▶ [Problem description]: The listing below needs to be copied in full, exactly.

▶ [The data]:
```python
def lib_path():
# ... 117 lines not shown
        "dc_group_tune_report": (cp, [vp]),
        "dc_group_set_tile": (ci, [vp, cp, cp]),
        "dc_group_stats": (ci, [vp, C.POINTER(C.c_longlong), ci]),
        "dc_group_flops": (ci, [vp, C.POINTER(C.c_double)]),
        "dc_net_forward_host_async": (ci, [vp, vp, ci, ci, ci, vp, vp, vp]),
        "dc_host_alloc": (ci, [C.c_size_t, C.POINTER(vp)]),
        "dc_host_free": (ci, [vp]),
        "dc_nets_choose_streams": (ci, [C.POINTER(vp), ci, ci, ci, C.POINTER(C.c_double), C.POINTER(C.c_double)]),
        "dc_net_stream": (ci, [vp, C.POINTER(vp)]),
        "dc_comm_create": (ci, [ci, C.POINTER(ci), ci, C.POINTER(vp)]),
        "dc_comm_destroy": (ci, [vp]),
        "dc_comm_transport": (ci, [vp]),
        "dc_forward_batch": (ci, [vp, C.POINTER(vp), ci, C.POINTER(vp), C.POINTER(ci * 2), ci, C.POINTER(vp), C.POINTER(vp), C.POINTER(vp)]),
        "dc_comm_item_executor": (ci, [vp, ci]),
        "dc_comm_root_maps": (ci, [vp, ci, C.POINTER(vp), C.POINTER(vp), C.POINTER(vp), C.POINTER(ci)]),
        "dc_lpt_schedule": (ci, [C.POINTER(C.c_double), ci, ci, C.POINTER(ci)]),
        "dc_conv_variant_count": (ci, []),
        "dc_conv_variant_name": (cp, [ci]),
        "dc_conv_variant_esize": (ci, [ci]),
        "dc_conv_bf16_variant_count": (ci, []),
        "dc_conv_bf16_variant_name": (cp, [ci]),
        "dc_wino_half_pack": (ci, [C.c_void_p, ci, ci, ci, C.c_void_p, C.c_void_p]),
        "dc_wino_blocks": (ci, [cp, ci, ci]),
        "dc_stream1x1_pack": (ci, [C.c_void_p, ci, ci, C.c_void_p]),
        "dc_stem7x7_pack": (ci, [C.c_void_p, ci, C.c_void_p]),
        "dc_stream1x1f_pack": (ci, [C.c_void_p, ci, ci, C.c_void_p]),
    }
    for name, (res, args) in sig.items():
        fn = getattr(lib, name)
        fn.restype = res
        fn.argtypes = args
    return lib, sorted(sig)


_lib, EXPORTED_SYMBOLS = _load()


def _check(rc):
    if rc != 0:
        raise DeepcutError(rc, (_lib.dc_last_error() or b"").decode())


def set_mode_cpu():
    _check(_lib.dc_set_mode(0))


# ... 2 lines not shown


def set_device(device_id):
    _check(_lib.dc_set_device(int(device_id)))


def device_count():
    return _lib.dc_device_count()


_DTYPES = {"f32": 0, "float32": 0, "f16": 1, "float16": 1, "bf16": 2, "bfloat16": 2}


def conv_variants():
    return [((_lib.dc_conv_variant_name(i) or b"").decode(), _lib.dc_conv_variant_esize(i)) for i in range(_lib.dc_conv_variant_count())]


def conv_variants_bf16():
    return [(_lib.dc_conv_bf16_variant_name(i) or b"").decode() for i in range(_lib.dc_conv_bf16_variant_count())]


def wino_blocks(tile, tiles_y, tiles_x):
    return _lib.dc_wino_blocks(tile.encode(), int(tiles_y), int(tiles_x))


def stream1x1_pack(g):
    g = np.ascontiguousarray(g, np.float32)
    cout, k = g.shape[0], int(np.prod(g.shape[1:]))
    out = np.empty((cout // 32, k // 16, 64, 8), np.float32)
    _check(_lib.dc_stream1x1_pack(g.ctypes.data_as(C.c_void_p), cout, k, out.ctypes.data_as(C.c_void_p)))
    return out


def stream1x1f_pack(g):
    g = np.ascontiguousarray(g, np.float32)
    cout, k = g.shape[0], int(np.prod(g.shape[1:]))
    out = np.empty((cout // 16, k // 16, 64, 4), np.float32)
    _check(_lib.dc_stream1x1f_pack(g.ctypes.data_as(C.c_void_p), cout, k, out.ctypes.data_as(C.c_void_p)))
    return out


def stem7x7_pack(g):
    g = np.ascontiguousarray(g, np.float32)
    if g.ndim != 4 or g.shape[0] != 64 or g.shape[2:] != (7, 7):
        raise ValueError("stem7x7_pack: g must be [64, c, 7, 7]")
    out = np.empty((2, 7, 2, 64, 8), np.float32)
# ... 1042 lines not shown
```

deepcut-cnn_amd/python/deepcut_tools/tuning.py:

```python


_WINO_SIBLING = {"wino_f23": "wino_f23_w16", "wino_f23_w16": "wino_f23", "wino_f23_5x6": "wino_f23_5x6_w16", "wino_f23_5x6_w16": "wino_f23_5x6"}


def tune_in_flight(nets, run, top=6, margin=1.20, min_gain=0.01, reps=3, max_candidates=2, log=None):
    runs = [0]

    def measure():
        run()
        runs[0] += reps + 1
        return min(run() for _ in range(reps))

    before = incumbent = measure()
    report = nets[0].tune_report()
    have = [set(s["signature"] for s in n.tune_report()) for n in nets[1:]]
    ranked, skipped = [], 0
    for sig in report:
        if len(sig["timed"]) < 2 and sig["tile"] in _WINO_SIBLING:
            sig = dict(sig, timed=[(sig["tile"], 15.0), (_WINO_SIBLING[sig["tile"]], 15.0)])
        if len(sig["timed"]) < 2:
            skipped += 1
            continue
        if any(sig["signature"] not in h for h in have):
            skipped += 1
            continue
        alone = dict(sig["timed"])
        ranked.append((alone.get(sig["tile"], sig["timed"][0][1]) * sig["launches"], sig))
    ranked.sort(key=lambda t: -t[0])
    def put(signature, tile):
        for n in nets:
            n.set_tile(signature, tile)

    changed = []
    for _share, sig in ranked[:top]:
        best_alone = sig["timed"][0][1]
        cur = sig["tile"]
        keep = cur
        try:
            for tile, us in sig["timed"][:max_candidates + 1]:
                if tile == cur or us > margin * best_alone:
                    continue
                put(sig["signature"], tile)
                t = measure()
                if log:
                    log("  %-60s %-24s %.3f ms (incumbent %.3f)" % (sig["signature"][:60], tile, t * 1e3, incumbent * 1e3))
                if t < incumbent * (1.0 - min_gain):
                    put(sig["signature"], keep)
                    t_old = measure()
                    put(sig["signature"], tile)
                    t_new = measure()
                    if log:
                        log("    confirm: incumbent %.3f ms, candidate %.3f ms" % (t_old * 1e3, t_new * 1e3))
                    if t_new < t_old * (1.0 - min_gain):
                        changed.append((sig["signature"], keep, tile, t_old, t_new))
                        keep, incumbent = tile, t_new
                    else:
                        incumbent = min(incumbent, t_old)
        finally:
            put(sig["signature"], keep)
    after = measure() if changed else incumbent
    return {"before": before, "after": after, "changed": changed, "runs": runs[0], "skipped": skipped}
```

▶ [Expected answer]:
```python
def lib_path():
# ... 117 lines not shown
        "dc_group_tune_report": (cp, [vp]),
        "dc_group_set_tile": (ci, [vp, cp, cp]),
        "dc_group_stats": (ci, [vp, C.POINTER(C.c_longlong), ci]),
        "dc_group_flops": (ci, [vp, C.POINTER(C.c_double)]),
        "dc_net_forward_host_async": (ci, [vp, vp, ci, ci, ci, vp, vp, vp]),
        "dc_host_alloc": (ci, [C.c_size_t, C.POINTER(vp)]),
        "dc_host_free": (ci, [vp]),
        "dc_nets_choose_streams": (ci, [C.POINTER(vp), ci, ci, ci, C.POINTER(C.c_double), C.POINTER(C.c_double)]),
        "dc_net_stream": (ci, [vp, C.POINTER(vp)]),
        "dc_comm_create": (ci, [ci, C.POINTER(ci), ci, C.POINTER(vp)]),
        "dc_comm_destroy": (ci, [vp]),
        "dc_comm_transport": (ci, [vp]),
        "dc_forward_batch": (ci, [vp, C.POINTER(vp), ci, C.POINTER(vp), C.POINTER(ci * 2), ci, C.POINTER(vp), C.POINTER(vp), C.POINTER(vp)]),
        "dc_comm_item_executor": (ci, [vp, ci]),
        "dc_comm_root_maps": (ci, [vp, ci, C.POINTER(vp), C.POINTER(vp), C.POINTER(vp), C.POINTER(ci)]),
        "dc_lpt_schedule": (ci, [C.POINTER(C.c_double), ci, ci, C.POINTER(ci)]),
        "dc_conv_variant_count": (ci, []),
        "dc_conv_variant_name": (cp, [ci]),
        "dc_conv_variant_esize": (ci, [ci]),
        "dc_conv_bf16_variant_count": (ci, []),
        "dc_conv_bf16_variant_name": (cp, [ci]),
        "dc_wino_half_pack": (ci, [C.c_void_p, ci, ci, ci, C.c_void_p, C.c_void_p]),
        "dc_wino_blocks": (ci, [cp, ci, ci]),
        "dc_stream1x1_pack": (ci, [C.c_void_p, ci, ci, C.c_void_p]),
        "dc_stem7x7_pack": (ci, [C.c_void_p, ci, C.c_void_p]),
        "dc_stream1x1f_pack": (ci, [C.c_void_p, ci, ci, C.c_void_p]),
    }
    for name, (res, args) in sig.items():
        fn = getattr(lib, name)
        fn.restype = res
        fn.argtypes = args
    return lib, sorted(sig)


_lib, EXPORTED_SYMBOLS = _load()


def _check(rc):
    if rc != 0:
        raise DeepcutError(rc, (_lib.dc_last_error() or b"").decode())


def set_mode_cpu():
    _check(_lib.dc_set_mode(0))


# ... 2 lines not shown


def set_device(device_id):
    _check(_lib.dc_set_device(int(device_id)))


def device_count():
    return _lib.dc_device_count()


_DTYPES = {"f32": 0, "float32": 0, "f16": 1, "float16": 1, "bf16": 2, "bfloat16": 2}


def conv_variants():
    return [((_lib.dc_conv_variant_name(i) or b"").decode(), _lib.dc_conv_variant_esize(i)) for i in range(_lib.dc_conv_variant_count())]


def conv_variants_bf16():
    return [(_lib.dc_conv_bf16_variant_name(i) or b"").decode() for i in range(_lib.dc_conv_bf16_variant_count())]


def wino_blocks(tile, tiles_y, tiles_x):
    return _lib.dc_wino_blocks(tile.encode(), int(tiles_y), int(tiles_x))


def stream1x1_pack(g):
    g = np.ascontiguousarray(g, np.float32)
    cout, k = g.shape[0], int(np.prod(g.shape[1:]))
    out = np.empty((cout // 32, k // 16, 64, 8), np.float32)
    _check(_lib.dc_stream1x1_pack(g.ctypes.data_as(C.c_void_p), cout, k, out.ctypes.data_as(C.c_void_p)))
    return out


def stream1x1f_pack(g):
    g = np.ascontiguousarray(g, np.float32)
    cout, k = g.shape[0], int(np.prod(g.shape[1:]))
    out = np.empty((cout // 16, k // 16, 64, 4), np.float32)
    _check(_lib.dc_stream1x1f_pack(g.ctypes.data_as(C.c_void_p), cout, k, out.ctypes.data_as(C.c_void_p)))
    return out


def stem7x7_pack(g):
    g = np.ascontiguousarray(g, np.float32)
    if g.ndim != 4 or g.shape[0] != 64 or g.shape[2:] != (7, 7):
        raise ValueError("stem7x7_pack: g must be [64, c, 7, 7]")
    out = np.empty((2, 7, 2, 64, 8), np.float32)
# ... 1042 lines not shown
```

deepcut-cnn_amd/python/deepcut_tools/tuning.py:

```python


_WINO_SIBLING = {"wino_f23": "wino_f23_w16", "wino_f23_w16": "wino_f23", "wino_f23_5x6": "wino_f23_5x6_w16", "wino_f23_5x6_w16": "wino_f23_5x6"}


def tune_in_flight(nets, run, top=6, margin=1.20, min_gain=0.01, reps=3, max_candidates=2, log=None):
    runs = [0]

    def measure():
        run()
        runs[0] += reps + 1
        return min(run() for _ in range(reps))

    before = incumbent = measure()
    report = nets[0].tune_report()
    have = [set(s["signature"] for s in n.tune_report()) for n in nets[1:]]
    ranked, skipped = [], 0
    for sig in report:
        if len(sig["timed"]) < 2 and sig["tile"] in _WINO_SIBLING:
            sig = dict(sig, timed=[(sig["tile"], 15.0), (_WINO_SIBLING[sig["tile"]], 15.0)])
        if len(sig["timed"]) < 2:
            skipped += 1
            continue
        if any(sig["signature"] not in h for h in have):
            skipped += 1
            continue
        alone = dict(sig["timed"])
        ranked.append((alone.get(sig["tile"], sig["timed"][0][1]) * sig["launches"], sig))
    ranked.sort(key=lambda t: -t[0])
    def put(signature, tile):
        for n in nets:
            n.set_tile(signature, tile)

    changed = []
    for _share, sig in ranked[:top]:
        best_alone = sig["timed"][0][1]
        cur = sig["tile"]
        keep = cur
        try:
            for tile, us in sig["timed"][:max_candidates + 1]:
                if tile == cur or us > margin * best_alone:
                    continue
                put(sig["signature"], tile)
                t = measure()
                if log:
                    log("  %-60s %-24s %.3f ms (incumbent %.3f)" % (sig["signature"][:60], tile, t * 1e3, incumbent * 1e3))
                if t < incumbent * (1.0 - min_gain):
                    put(sig["signature"], keep)
                    t_old = measure()
                    put(sig["signature"], tile)
                    t_new = measure()
                    if log:
                        log("    confirm: incumbent %.3f ms, candidate %.3f ms" % (t_old * 1e3, t_new * 1e3))
                    if t_new < t_old * (1.0 - min_gain):
                        changed.append((sig["signature"], keep, tile, t_old, t_new))
                        keep, incumbent = tile, t_new
                    else:
                        incumbent = min(incumbent, t_old)
        finally:
            put(sig["signature"], keep)
    after = measure() if changed else incumbent
    return {"before": before, "after": after, "changed": changed, "runs": runs[0], "skipped": skipped}
```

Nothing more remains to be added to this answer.